70 Powell JA analysed the problems in greater detail particularly at pp 5 - 8 of His honour's judgment which I need not extract here. From the premise of this careful analysis Mr Coles QC submitted that notwithstanding the additional evidence before me that had not been before the Court previously I would not be able to conclude with any confidence what property the deceased was purporting to deal with in the statutory declaration. It was further submitted that in such circumstances I could not be satisfied that the deceased intended the statutory declaration to constitute his will.
71 Not unexpectedly Mr Coles QC focused upon the reference to Derwent Controls in the statutory declaration. There is no evidence that there was such an entity. Certainly there was evidence that John Siladi worked on the thermostat controls and that they were profitable. However the words "Derwent Controls" do not appear in the company name. Mr Jacobson QC conceded that there was no evidence in relation to that entity and as he called no witness to give evidence about it Mr Coles QC submitted that no witness could have given any evidence of assistance to the defendant on that topic.
72 In the circumstances I am of the view that there was no such formal entity or business name.
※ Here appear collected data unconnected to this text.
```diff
@@ -673,7 +729,7 @@
                                                                      const IcpState *__restrict__ st, TileGeom tg, int tile_major,
                                                                      uint32_t *__restrict__ cs, float4 *__restrict__ pts,
                                                                      uint32_t *__restrict__ occ_ticket, uint32_t *__restrict__ occ_out,
-                                                                     unsigned long long *__restrict__ occ_host) {
+                                                                     unsigned long long *__restrict__ occ_host, PlaceExtras ex) {
     __shared__ uint32_t cnt[kBinKeysMax];
     __shared__ uint32_t rkey[kBinCap];
     __shared__ uint32_t ridx[kBinCap];
@@ -737,7 +793,11 @@
     __syncthreads();
     for (uint32_t i = tid; i < P; i += kBinPlaceThreads) slot[rkey[i]] = i;
     __syncthreads();
-    for (uint32_t t = tid; t < P; t += kBinPlaceThreads) pts[bs + t] = tmp[bs + slot[t]];
+    for (uint32_t t = tid; t < P; t += kBinPlaceThreads) {
+        const float4 r = tmp[bs + slot[t]];
+        pts[bs + t] = r;
+        store_place_extras(ex, bs + t, r);
+    }
     if (tid == 0) {
         const unsigned long long mine = ((unsigned long long)s_occ << 32) | 1ull;
         const unsigned long long old = __hip_atomic_fetch_add(reinterpret_cast<unsigned long long *>(occ_ticket), mine, __ATOMIC_RELAXED, __HIP_MEMORY_SCOPE_AGENT);
@@ -765,12 +825,29 @@
     ctx->stat_index_builds += 1;
     ix.vor_valid = false;
     ix.pts12_valid = false;
+    ix.orig_valid = false;
     ix.occ_host_valid = false;
     hipStream_t st = ctx->stream;
     const uint32_t n32 = (uint32_t)n;
     const int nb = (int)((n + 255) / 256);
     const int dbg = debug_flags();
     const uint32_t rank_max = rank_quadratic_max();
+    PlaceExtras ex{nullptr, nullptr, spec.working_copy};
+    uint32_t *pts12_pad = nullptr;
+    if (spec.icp_target) {
+        if (tc_status s = ensure(ctx, ix.pts12, (n + kPts12Pad) * 12 + 64)) return s;
+        if (tc_status s = ensure(ctx, ix.orig, n * sizeof(uint32_t))) return s;
+        ex.pts12 = (float *)ix.pts12.p; ex.orig = (uint32_t *)ix.orig.p;
+        pts12_pad = reinterpret_cast<uint32_t *>(ex.pts12 + 3 * n);
+    }
+    IcpSeed seed{};
+    if (spec.state_init && spec.state_transform) {
+        const IcpState &h = *spec.state_init;
+        for (int i = 0; i < 4; ++i) seed.q[i] = h.q[i];
+        for (int i = 0; i < 3; ++i) seed.t[i] = h.t[i];
+        seed.conv_thr = h.conv_thr; seed.max_dist = h.max_dist; seed.kiss = h.kiss; seed.store = 1;
+    }
+    const IcpSeed no_seed{};
 
     if (spec.reuse_geom) {
         ix.geom = *spec.reuse_geom;
@@ -834,7 +911,8 @@
                 {
                     ProfScope ps(ctx, "cell_bin_count");
                     hipLaunchKernelGGL(bin_count_kernel, dim3(kBinBlocks), dim3(kBinWalkThreads), 0, st, d_xyz, n32, g, spec.state_transform, tg, spec.tile_major ? 1 : 0, nkeys, kpb,
-                                       nbins, cnt, reinterpret_cast<uint32_t *>((float4 *)ix.pts.p + n), (uint32_t *)ix.cell_start.p, cs + nkeys + 2);
+                                       nbins, cnt, reinterpret_cast<uint32_t *>((float4 *)ix.pts.p + n), (uint32_t *)ix.cell_start.p, cs + nkeys + 2, pts12_pad, seed);
+                    seed = no_seed;
                 }
                 {
                     ProfScope ps(ctx, "cell_bin_offsets");
@@ -852,7 +930,7 @@
                     ProfScope ps(ctx, "cell_bin_place");
                     hipLaunchKernelGGL(bin_place_kernel, dim3(nbins), dim3(kBinPlaceThreads), 0, st, (const float4 *)ctx->build_tmp.p, (const uint32_t *)binstart,
                                        nbins, kpb, nkeys, g, spec.state_transform, tg, spec.tile_major ? 1 : 0, cs, (float4 *)ix.pts.p, occ_ticket,
-                                       (uint32_t *)ix.cell_start.p, d_occ_host);
+                                       (uint32_t *)ix.cell_start.p, d_occ_host, ex);
                 }
                 TC_HIP_TRY(ctx, hipGetLastError());
                 if (tc_status s = wait_pinned_word(ctx, h_max + 1, "index build (bin populations)")) return s;
@@ -869,7 +947,8 @@
             ProfScope ps(ctx, "cell_hist");
             hipLaunchKernelGGL(cell_hist_kernel, dim3(nb), dim3(256), 0, st, d_xyz, n32, g, spec.state_transform, tg, spec.tile_major ? 1 : 0, nkeys,
                                (uint32_t *)ix.cell_of.p, (uint32_t *)ix.fill.p, (uint32_t *)ix.arrival.p,
-                               reinterpret_cast<uint32_t *>((float4 *)ix.pts.p + n), (uint32_t *)ix.cell_start.p, cs + nkeys + 2, rank_max);
+                               reinterpret_cast<uint32_t *>((float4 *)ix.pts.p + n), (uint32_t *)ix.cell_start.p, cs + nkeys + 2, rank_max, pts12_pad, seed);
+            seed = no_seed;
         }
         {
             ProfScope ps(ctx, "cell_scan");
@@ -887,7 +966,7 @@
         {
             ProfScope ps(ctx, "cell_rerank");
             hipLaunchKernelGGL(rerank_kernel, dim3(nb), dim3(256), 0, st, n32, g, spec.state_transform, tg, spec.tile_major ? 1 : 0, nkeys, (const uint32_t *)cs,
-                               (const float4 *)ctx->build_tmp.p, (float4 *)ix.pts.p, rank_max);
+                               (const float4 *)ctx->build_tmp.p, (float4 *)ix.pts.p, rank_max, ex);
         }
         }
         TC_HIP_TRY(ctx, hipGetLastError());
@@ -924,10 +1003,11 @@
                                          bits_for_value(nkeys_final), ix.blocksum)) return s;
             ProfScope ps(ctx, "cell_rank_gather_strict");
             hipLaunchKernelGGL(rank_gather_kernel, dim3(nb), dim3(256), 0, st, d_xyz, n32, nkeys_final, (const uint32_t *)ix.cell_of.p,
-                               (const uint32_t *)cs_final, (const uint32_t *)ix.slot.p, (float4 *)ix.pts.p, 1, rank_max);
+                               (const uint32_t *)cs_final, (const uint32_t *)ix.slot.p, (float4 *)ix.pts.p, 1, rank_max, ex);
             TC_HIP_TRY(ctx, hipGetLastError());
         }
     }
+    ix.pts12_valid = ix.orig_valid = spec.icp_target;
     return TC_OK;
 }
 
diff --git a/threecrate_amd/csrc/icp.hip b/threecrate_amd/csrc/icp.hip
--- a/threecrate_amd/csrc/icp.hip
+++ b/threecrate_amd/csrc/icp.hip
@@ -1001,12 +1001,12 @@
 
 __global__ void __launch_bounds__(256) icp_write_corr_kernel(GridView tgt, const float4 *__restrict__ src, uint32_t ns,
                                                             const uint32_t *__restrict__ corr_pos,
-                                                            uint32_t *__restrict__ corr) {
+                                                            uint32_t *__restrict__ corr, const uint32_t *__restrict__ orig) {
     const uint32_t j = blockIdx.x * blockDim.x + threadIdx.x;
     if (j >= ns) return;
     const uint32_t so = __float_as_uint(src[j].w);
     const uint32_t pj = corr_pos[4 * (size_t)j];
-    corr[so] = (pj == 0xFFFFFFFFu) ? 0xFFFFFFFFu : __float_as_uint(tgt.pts[pj].w);
+    corr[so] = (pj == 0xFFFFFFFFu) ? 0xFFFFFFFFu : orig ? orig[pj] : __float_as_uint(tgt.pts[pj].w);
 }
 
 __global__ void __launch_bounds__(kIcpBlock) icp_final_mse_kernel(GridView tgt, const float4 *__restrict__ src, uint32_t ns,
@@ -1632,7 +1632,7 @@
     out[i] = r;
 }
 
-static tc_status icp_setup(tc_context *ctx, const IcpJob &job, const DeviceIndex *src_presorted, bool strict_source_order, IcpSetup &out) {
+static tc_status icp_setup(tc_context *ctx, const IcpJob &job, const DeviceIndex *src_presorted, bool strict_source_order, bool fused, IcpSetup &out) {
     const float *d_src = job.src, *d_tgt = job.tgt, *init = job.init;
     const size_t ns = job.ns, nt = job.nt;
     DeviceIndex *tgt_prebuilt = job.tgt_prebuilt;
@@ -1640,7 +1640,7 @@
     if (nt >= (1ull << 28) || ns >= (1ull << 28)) return fail(ctx, TC_UNSUPPORTED, "ICP clouds are limited to 2^28 - 1 points");
     out.tix = tgt_prebuilt ? tgt_prebuilt : &ctx->tgt_index;
     if (!tgt_prebuilt) {
-        IndexSpec target_grid; target_grid.cell_factor = kIcpCellFactor; target_grid.target_ppo = 2.5f;
+        IndexSpec target_grid; target_grid.cell_factor = kIcpCellFactor; target_grid.target_ppo = 2.5f; target_grid.icp_target = fused;
         if (tc_status s = build_index(ctx, ctx->tgt_index, d_tgt, nt, target_grid)) return s;
         if (tc_status s = wait_uploads(ctx)) return s;
         if (job.mode == 1)
@@ -1658,7 +1658,10 @@
     hs->max_dist = job.max_dist;
     hs->kiss = job.kiss;
     hs->status = TC_OK;
-    TC_HIP_TRY(ctx, hipMemcpyAsync(ctx->state.p, hs, sizeof(IcpState), hipMemcpyHostToDevice, ctx->stream));
+    const bool build_source = !(src_presorted && src_presorted->geom.n == ns) && ns > 0;
+    const bool seed_state = fused && build_source;
+    if (!seed_state) TC_HIP_TRY(ctx, hipMemcpyAsync(ctx->state.p, hs, sizeof(IcpState), hipMemcpyHostToDevice, ctx->stream));
+    if (tc_status s = ensure(ctx, ctx->icp_wsrc, 2 * (ns + 4) * sizeof(float4))) return s;
     out.tg = plan_tiles((*out.tix).geom, ns);
     if (src_presorted && src_presorted->geom.n == ns) {
         out.src = (const float4 *)src_presorted->pts.p;
@@ -1666,6 +1669,8 @@
         IndexSpec source_order;
         source_order.reuse_geom = &(*out.tix).geom; source_order.state_transform = (const IcpState *)ctx->state.p;
         source_order.tile_major = &out.tg; source_order.strict_order = strict_source_order;
+        if (fused) source_order.working_copy = (float4 *)ctx->icp_wsrc.p;
+        if (seed_state) source_order.state_init = hs;
         if (ns > 0)
             if (tc_status s = build_index(ctx, ctx->src_index, d_src, ns, source_order)) return s;
         out.src = (const float4 *)ctx->src_index.pts.p;
@@ -1682,9 +1687,8 @@
         out.tix->pts12_valid = true;
     }
     out.tv = view_of((*out.tix));
-    if (tc_status s = ensure(ctx, ctx->icp_wsrc, 2 * (ns + 4) * sizeof(float4))) return s;
     out.wsrc = (float4 *)ctx->icp_wsrc.p;
-    if (ns > 0) {
+    if (ns > 0 && !(fused && build_source)) {
         ProfScope ps(ctx, "icp_working_source");
         hipLaunchKernelGGL(icp_working_source_kernel, dim3((unsigned)((ns + 255) / 256)), dim3(256), 0, ctx->stream, out.src, (uint32_t)ns, out.wsrc, (float4 *)nullptr);
     }
@@ -1811,7 +1815,7 @@
     const int mode = job.mode;
     const size_t ns = job.ns, nt = job.nt;
     IcpSetup su;
-    if (tc_status s = icp_setup(ctx, job, mode == 2 ? nullptr : job.src_presorted, false, su)) return s;
+    if (tc_status s = icp_setup(ctx, job, mode == 2 ? nullptr : job.src_presorted, false, true, su)) return s;
     su.wl = su.wsrc + ns + 4;
     hipStream_t st = ctx->stream;
     uint32_t *corr = (uint32_t *)ctx->corr.p, *corr_pos = match_words(su.wsrc);
@@ -1845,7 +1849,7 @@
     if (tc_status s = launch_finish(ctx, su, su.l.mse_blocks, 0, false, &hs)) return s;
     if (res->corr_target) {
         hipLaunchKernelGGL(icp_write_corr_kernel, dim3((unsigned)((ns + 255) / 256)), dim3(256), 0, st, su.tv, su.src, (uint32_t)ns,
-                           corr_pos, job.corr_on_device ? res->corr_target : corr);
+                           corr_pos, job.corr_on_device ? res->corr_target : corr, su.tix->orig_valid ? (const uint32_t *)su.tix->orig.p : nullptr);
         if (!job.corr_on_device) TC_HIP_TRY(ctx, hipMemcpyAsync(res->corr_target, corr, ns * sizeof(uint32_t), hipMemcpyDeviceToHost, st));
     }
     TC_HIP_TRY(ctx, hipStreamSynchronize(st));
@@ -1881,7 +1885,7 @@
     const size_t n_setup = ihi - ilo;
     IcpJob mine = job;
     mine.src = job.src + 3 * ilo; mine.ns = n_setup;
-    tc_status setup_rc = icp_setup(ctx, mine, nullptr, shard_mode == TC_SHARD_SPATIAL && W > 1, su);
+    tc_status setup_rc = icp_setup(ctx, mine, nullptr, shard_mode == TC_SHARD_SPATIAL && W > 1, false, su);
     if (setup_rc == TC_OK && !su.tix->vor_valid) setup_rc = ensure(ctx, su.tix->vor, (size_t)su.tix->geom.n * sizeof(float4));
     const bool gather_index = shard_mode == TC_SHARD_INDEX && res->corr_target && ns > 0 && (W > 1 || (comm && comm->nccl));
     if (setup_rc == TC_OK && gather_index) setup_rc = ensure(ctx, ctx->out_a, (size_t)W * rows * sizeof(uint32_t));
@@ -1916,14 +1920,15 @@
             uint32_t *all = (uint32_t *)ctx->out_a.p;
             if (nl > 0)
                 hipLaunchKernelGGL(icp_write_corr_kernel, dim3((unsigned)((nl + 255) / 256)), dim3(256), 0, st, su.tv, su.src, (uint32_t)nl, corr_pos,
-                                   all + (size_t)rank * rows);
+                                   all + (size_t)rank * rows, (const uint32_t *)nullptr);
             if (tc_status s = comm_allgather(comm, all, rows * sizeof(uint32_t))) return s;
             TC_HIP_TRY(ctx, hipMemcpyAsync(res->corr_target, all, ns * sizeof(uint32_t), hipMemcpyDeviceToDevice, st));
         } else {
             const bool gather = shard_mode == TC_SHARD_SPATIAL && (W > 1 || (comm && comm->nccl));
             if (gather) hipLaunchKernelGGL(icp_zero_u32_kernel, dim3((unsigned)((ns + 255) / 256)), dim3(256), 0, st, corr, (uint32_t)ns);
             if (nl > 0)
-                hipLaunchKernelGGL(icp_write_corr_kernel, dim3((unsigned)((nl + 255) / 256)), dim3(256), 0, st, su.tv, su.src, (uint32_t)nl, corr_pos, corr);
+                hipLaunchKernelGGL(icp_write_corr_kernel, dim3((unsigned)((nl + 255) / 256)), dim3(256), 0, st, su.tv, su.src, (uint32_t)nl, corr_pos, corr,
+                                   (const uint32_t *)nullptr);
             if (gather)
                 if (tc_status s = comm_allreduce_u32(comm, corr, ns)) return s;
             TC_HIP_TRY(ctx, hipMemcpyAsync(res->corr_target, corr, n_setup * sizeof(uint32_t), hipMemcpyDeviceToDevice, st));
@@ -1959,7 +1964,7 @@
     job.nrm = d_target_normals; job.nstride = normal_stride;
     job.init = init; job.max_dist = max_correspondence_distance; job.conv_thr = convergence_threshold;
     tc_icp_shard *s = new tc_icp_shard{ctx, {}};
-    tc_status rc = tc::icp_setup(ctx, job, nullptr, false, s->su);
+    tc_status rc = tc::icp_setup(ctx, job, nullptr, false, false, s->su);
     if (rc != TC_OK) { delete s; return rc; }
     *out = s;
     return TC_OK;
@@ -2011,7 +2016,7 @@
     if (res->corr_target) {
         uint32_t *corr = (uint32_t *)ctx->corr.p;
         hipLaunchKernelGGL(tc::icp_write_corr_kernel, dim3((unsigned)((su.ns + 255) / 256)), dim3(256), 0, st, su.tv, su.src, su.ns,
-                           tc::match_words(su.wsrc), corr);
+                           tc::match_words(su.wsrc), corr, (const uint32_t *)nullptr);
         TC_HIP_TRY(ctx, hipMemcpyAsync(res->corr_target, corr, su.ns * sizeof(uint32_t), hipMemcpyDeviceToDevice, st));
     }
     TC_HIP_TRY(ctx, hipStreamSynchronize(st));
diff --git a/threecrate_amd/csrc/tc_internal.h b/threecrate_amd/csrc/tc_internal.h
--- a/threecrate_amd/csrc/tc_internal.h
+++ b/threecrate_amd/csrc/tc_internal.h
@@ -297,6 +297,8 @@
     bool vor_valid = false;
     DevBuf pts12;
     bool pts12_valid = false;
+    DevBuf orig;
+    bool orig_valid = false;
     uint32_t occ_host = 0;
     bool occ_host_valid = false;
     DevBuf cell_of;
@@ -313,6 +315,20 @@
     const IcpState *state_transform = nullptr;
     const TileGeom *tile_major = nullptr;
     bool strict_order = false;
+    bool icp_target = false;
+    float4 *working_copy = nullptr;
+    const IcpState *state_init = nullptr;
+};
+struct PlaceExtras {
+    float    *pts12;
+    uint32_t *orig;
+    float4   *wsrc;
+};
+struct IcpSeed {
+    float   q[4], t[3];
+    float   conv_thr, max_dist;
+    int32_t kiss;
+    int32_t store;
 };
 __host__ __device__ inline int ball_rings(const GridGeom &g, float radius) {
     const int gyz = g.gy > g.gz ? g.gy : g.gz;
@@ -320,7 +336,7 @@
 }
 template <class F> void for_each_scratch_buf(DeviceIndex &ix, F f) { for (DevBuf *b : {&ix.cell_of, &ix.slot, &ix.arrival, &ix.fill, &ix.blocksum}) f(*b); }
 template <class F> void for_each_buf(DeviceIndex &ix, F f) {
-    for (DevBuf *b : {&ix.pts, &ix.cell_start, &ix.normals, &ix.vor, &ix.pts12}) f(*b);
+    for (DevBuf *b : {&ix.pts, &ix.cell_start, &ix.normals, &ix.vor, &ix.pts12, &ix.orig}) f(*b);
     for_each_scratch_buf(ix, f);
 }
 
```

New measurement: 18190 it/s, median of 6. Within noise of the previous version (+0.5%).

However I am satisfied on the evidence of the development of the business that the reference to Derwent Controls is on the balance of probabilities a reference to the business of manufacturing and selling the thermostat controls which was conducted by the company Derwent Thermostats Pty Ltd.
73 I am not aware of any more detail of the "partnership" of Derwent Properties than that contained in the evidence of the Siladi brothers to which I have already referred and in the plaintiff's affidavit of assets and liabilities to which I have also made reference. Mr Coles QC made the submission consistently with the observations made by Powell JA in the appeal in this matter that I am not in a position to know whether or not there was a written partnership agreement or whether the partnership dissolved on the death of one of the partners.
74 He made the point that there is a world of difference between a disposition of a business as a going concern and a disposition of a purported interest in a business which is not really a going concern but an unliquidated distributable share in a wound up trading concern.
75 I am of the view on all the evidence before me that in signing this statutory declaration the deceased intended that on his death his brother, John, was to have his shares in the company and his share of the Derwent Properties account and his half interest in the Gladesville property.
76 Although the deceased may not have turned his mind to the distinctions and differences to which Mr Coles QC took me in detail, I am of the view that these circumstances do not detract from the view that I have reached which is that I am comfortably satisfied on the balance of probabilities that the deceased intended the statutory declaration to operate as his will.
77 The parties are to bring in short minutes of order to finalise this matter after I hear any application that is made in relation to costs.